HSDS Docker Images
by John Readey, The HDF Group
The Highly Scalable Data Service (HSDS) runs as a set of containers in Docker (or pods in Kubernetes) and like all things Docker, each container instance is created based on a container image file (using the OCI format specification, see: https://github.com/opencontainers/image-spec.) Unlike say, a library binary, the container image includes all the dependent libraries needed for the container to run. To create a container image, you can use the “docker build” command which follows instructions in the Dockerfile to create the image. Each image is identified by a repository name (e.g. “hdfgroup/hsds”) and a tag (e.g. “latest”), separated by a colon. E.g.: hdfgroup/hsds:latest. Tags are typically used to distinguish different versions of the container software.
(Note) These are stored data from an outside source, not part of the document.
diff --git a/quadruplet-sentence-transformer_amd/csrc/qst_api.hip b/quadruplet-sentence-transformer_amd/csrc/qst_api.hip
--- a/quadruplet-sentence-transformer_amd/csrc/qst_api.hip
+++ b/quadruplet-sentence-transformer_amd/csrc/qst_api.hip
@@ -13,7 +13,7 @@
 static thread_local int g_last_hip_error = 0;
 extern "C" int qst_set_hip_error(int code) { g_last_hip_error = code; return code; }
 extern "C" int qst_last_hip_error(void) { return g_last_hip_error; }
-extern "C" int qst_version(void) { return 114; }
+extern "C" int qst_version(void) { return 115; }
 
 extern "C" const char* qst_strerror(int s) {
     switch (s) {
@@ -137,6 +137,7 @@
     uint32_t* drop_state = nullptr;
     int ffn_chain = 1;
     int ln_fusion = 0;
+    int wgrad_pairs = 0;
     int pool = QST_POOL_MEAN;
 };
 
@@ -371,20 +372,53 @@
     return t;
 }
 
-struct BwdPlan { size_t dxa, dxb, ds, dsb, dsb1, du, dctx, dqkv, drel, lnred, lnred_stride, delta, total; };
-BwdPlan plan_bwd(const qst_config& c, int nseq, int L) {
+struct BwdPlan { size_t dxa, dxb, ds, dsb[2], dsb1[2], du[2], dctx, dqkv[2], drel, lnred, lnred_stride, delta, total; };
+BwdPlan plan_bwd(const qst_config& c, int nseq, int L, bool pair) {
     BwdPlan p;
     const size_t M = (size_t)nseq * L, H = c.hidden_size, I = c.intermediate_size, A = c.num_heads;
     Bump take;
-    p.dxa = take(M * H * 4); p.dxb = take(M * H * 4); p.ds = take(M * H * 4); p.dsb = take(M * H * 2);
-    p.dsb1 = take(M * H * 2);
-    p.du = take(M * I * 2); p.dctx = take(M * H * 2); p.dqkv = take(M * 3 * H * 2);
+    p.dxa = take(M * H * 4); p.dxb = take(M * H * 4); p.ds = take(M * H * 4); p.dsb[0] = take(M * H * 2);
+    p.dsb1[0] = take(M * H * 2);
+    p.du[0] = take(M * I * 2); p.dctx = take(M * H * 2); p.dqkv[0] = take(M * 3 * H * 2);
     p.drel = (c.arch == QST_ARCH_MPNET) ? take(A * (size_t)2 * L * 4) : 0;
     p.lnred_stride = (qst_ln_bwd_scratch_bytes((int)M, (int)H) + 255) / 256 * 256;
     p.lnred = take(p.lnred_stride * (size_t)(2 * c.num_layers + 1));
     p.delta = take((size_t)nseq * A * L * 4);
+    p.dsb[1] = pair ? take(M * H * 2) : p.dsb[0];
+    p.dsb1[1] = pair ? take(M * H * 2) : p.dsb1[0];
+    p.du[1] = pair ? take(M * I * 2) : p.du[0];
+    p.dqkv[1] = pair ? take(M * 3 * H * 2) : p.dqkv[0];
     p.total = take.off;
     return p;
+}
+
+void wgrad_shapes(QstTnGroup& g, int at, int M, int H, int I) {
+    const int nk[4][2] = {{H, I}, {I, H}, {H, H}, {3 * H, H}};
+    for (int i = 0; i < 4; ++i) {
+        QstGemmArgs& q = g.prob[at + i];
+        q.M = M; q.N = nk[i][0]; q.K = nk[i][1];
+        q.lda = q.N; q.ldb = q.K; q.ldc = q.K;
+    }
+}
+constexpr int kTnTile = 192;
+int wgrad_tiles(const qst_config& c, int M, int layers) {
+    QstTnGroup g{};
+    g.nprob = 4 * layers;
+    for (int k = 0; k < layers; ++k) wgrad_shapes(g, 4 * k, M, c.hidden_size, c.intermediate_size);
+    int tiles = 0;
+    for (int i = 0; i < g.nprob; ++i)
+        tiles += ((g.prob[i].N + kTnTile - 1) / kTnTile) * ((g.prob[i].K + kTnTile - 1) / kTnTile);
+    return tiles;
+}
+static_assert(QST_TN_MAX_PROB >= 8, "a launch takes the weight gradients of two layers");
+
+constexpr int kWgradPairMinRows = 8192;
+bool wgrad_pair_rule(const qst_config& c, int M) {
+    const int tiles = wgrad_tiles(c, M, 1);
+    return c.num_layers >= 2 && M >= kWgradPairMinRows && tiles >= 32 && tiles < 2 * 32;
+}
+bool wgrad_pairing(const qst_config& c, int M, int mode) {
+    return c.num_layers >= 2 && (mode == 2 || (mode == 0 && wgrad_pair_rule(c, M)));
 }
 
 int shape_ok(const qst_encoder* e, int nseq, int L) {
@@ -407,6 +441,19 @@
     if (!e || mode < 0 || mode > 2) return QST_ERR_BAD_ARG;
     e->ln_fusion = mode;
     return QST_OK;
+}
+extern "C" int qst_encoder_set_wgrad_pairs(qst_encoder* e, int mode) {
+    if (!e || mode < 0 || mode > 2) return QST_ERR_BAD_ARG;
+    e->wgrad_pairs = mode;
+    return QST_OK;
+}
+extern "C" int qst_wgrad_pairs_rule(const qst_config* cfg, int M) {
+    if (!cfg_ok(cfg) || M <= 0) return QST_ERR_BAD_ARG;
+    return wgrad_pair_rule(*cfg, M) ? 1 : 0;
+}
+extern "C" int qst_wgrad_tiles(const qst_config* cfg, int M, int layers) {
+    if (!cfg_ok(cfg) || M <= 0 || layers < 1 || layers > 2) return QST_ERR_BAD_ARG;
+    return wgrad_tiles(*cfg, M, layers);
 }
 extern "C" int qst_encoder_set_pooling(qst_encoder* e, int mode) {
     if (!e || mode < 0 || mode > QST_POOL_ALL) return QST_ERR_BAD_ARG;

Rather than building the container image for HSDS yourself, it’s even easier to just fetch an image from Docker Hub. Docker Hub is a popular repository for container images, and you can find different versions of the HSDS container image here. When a specific container image tag is needed, Docker will first check to see if it has already been downloaded, and if not present, download from the requested repository (Docker Hub if not otherwise specified).
Here’s how the process works when the
runall.sh script is invoked to start HSDS:
runall checks for the existents of various environment variables to determine if this is an AWS, Azure, or Posix deployment. For example, if
AWS_S3_GATEWAYis found, it assumes this is for an AWS Deployment using S3 storage.
The command “
docker-compose -f <deployment_file> up -d” is executed where <deployment_file> is one of the deployment yaml’s provided here. The deployment file specified which containers are to be launched and how they will be networked together. (This enables the SN container to find the DN containers for example.)
Docker uses the image key in the deployment yaml to fetch the indicated container image (if not already present). If the image key doesn’t include a tag, the tag “latest” will be fetched.
Containers are started using the container image plus whatever settings are given in the compose file.
The runall.sh script is just a convenience method to make the initial deployment of HSDS as easy as possible. Feel free to customize the deployment yaml in any way you see fit, and/or to just invoke docker-compose directly rather than use the runall script.
One change you may wish to consider is to use a specific tag for the image. While you may think the default “latest” tag would give you the most recent image in the repository, actually it treats “latest” as it would any other tag. In any case for production use, you likely don’t want to get surprised by a new version of HSDS suddenly showing up. Best practice would be to set the tag to one of the specific tags in the repo. Update the tag periodically to get up to date with the latest stable release. The tags starting with “sha-” are based on the SHA value of the corresponding commit to the GitHub master branch. Once a check in to the GitHub master branch has passed all the continuous integration checks, it is automatically pushed to DockerHub. If you use one of these tags in your compose file, you are guaranteed the image will not change in the future. Conversely, if you use the tag “master”, you’ll get the most recent master image (and you may or may not get a different set of bits when you next deploy HSDS).
By the way, there’s no requirement to use DockerHub. If you are running on AWS it’s equally convenient to use the “Elastic Container Registry.” Or if you are running on Azure, you can use the Azure Container Registry. For these options, you’ll need to push the HSDS container images yourself.
Finally, if you are deploying on Kubernetes, you’ll use the same image tags and repositories as with Docker. You’ll specify the image tags in the deployment yaml that you’ll create based on one of the examples provided here.
I hope this helps answer any questions you may have about container images. Let us know if this is useful or raises additional questions!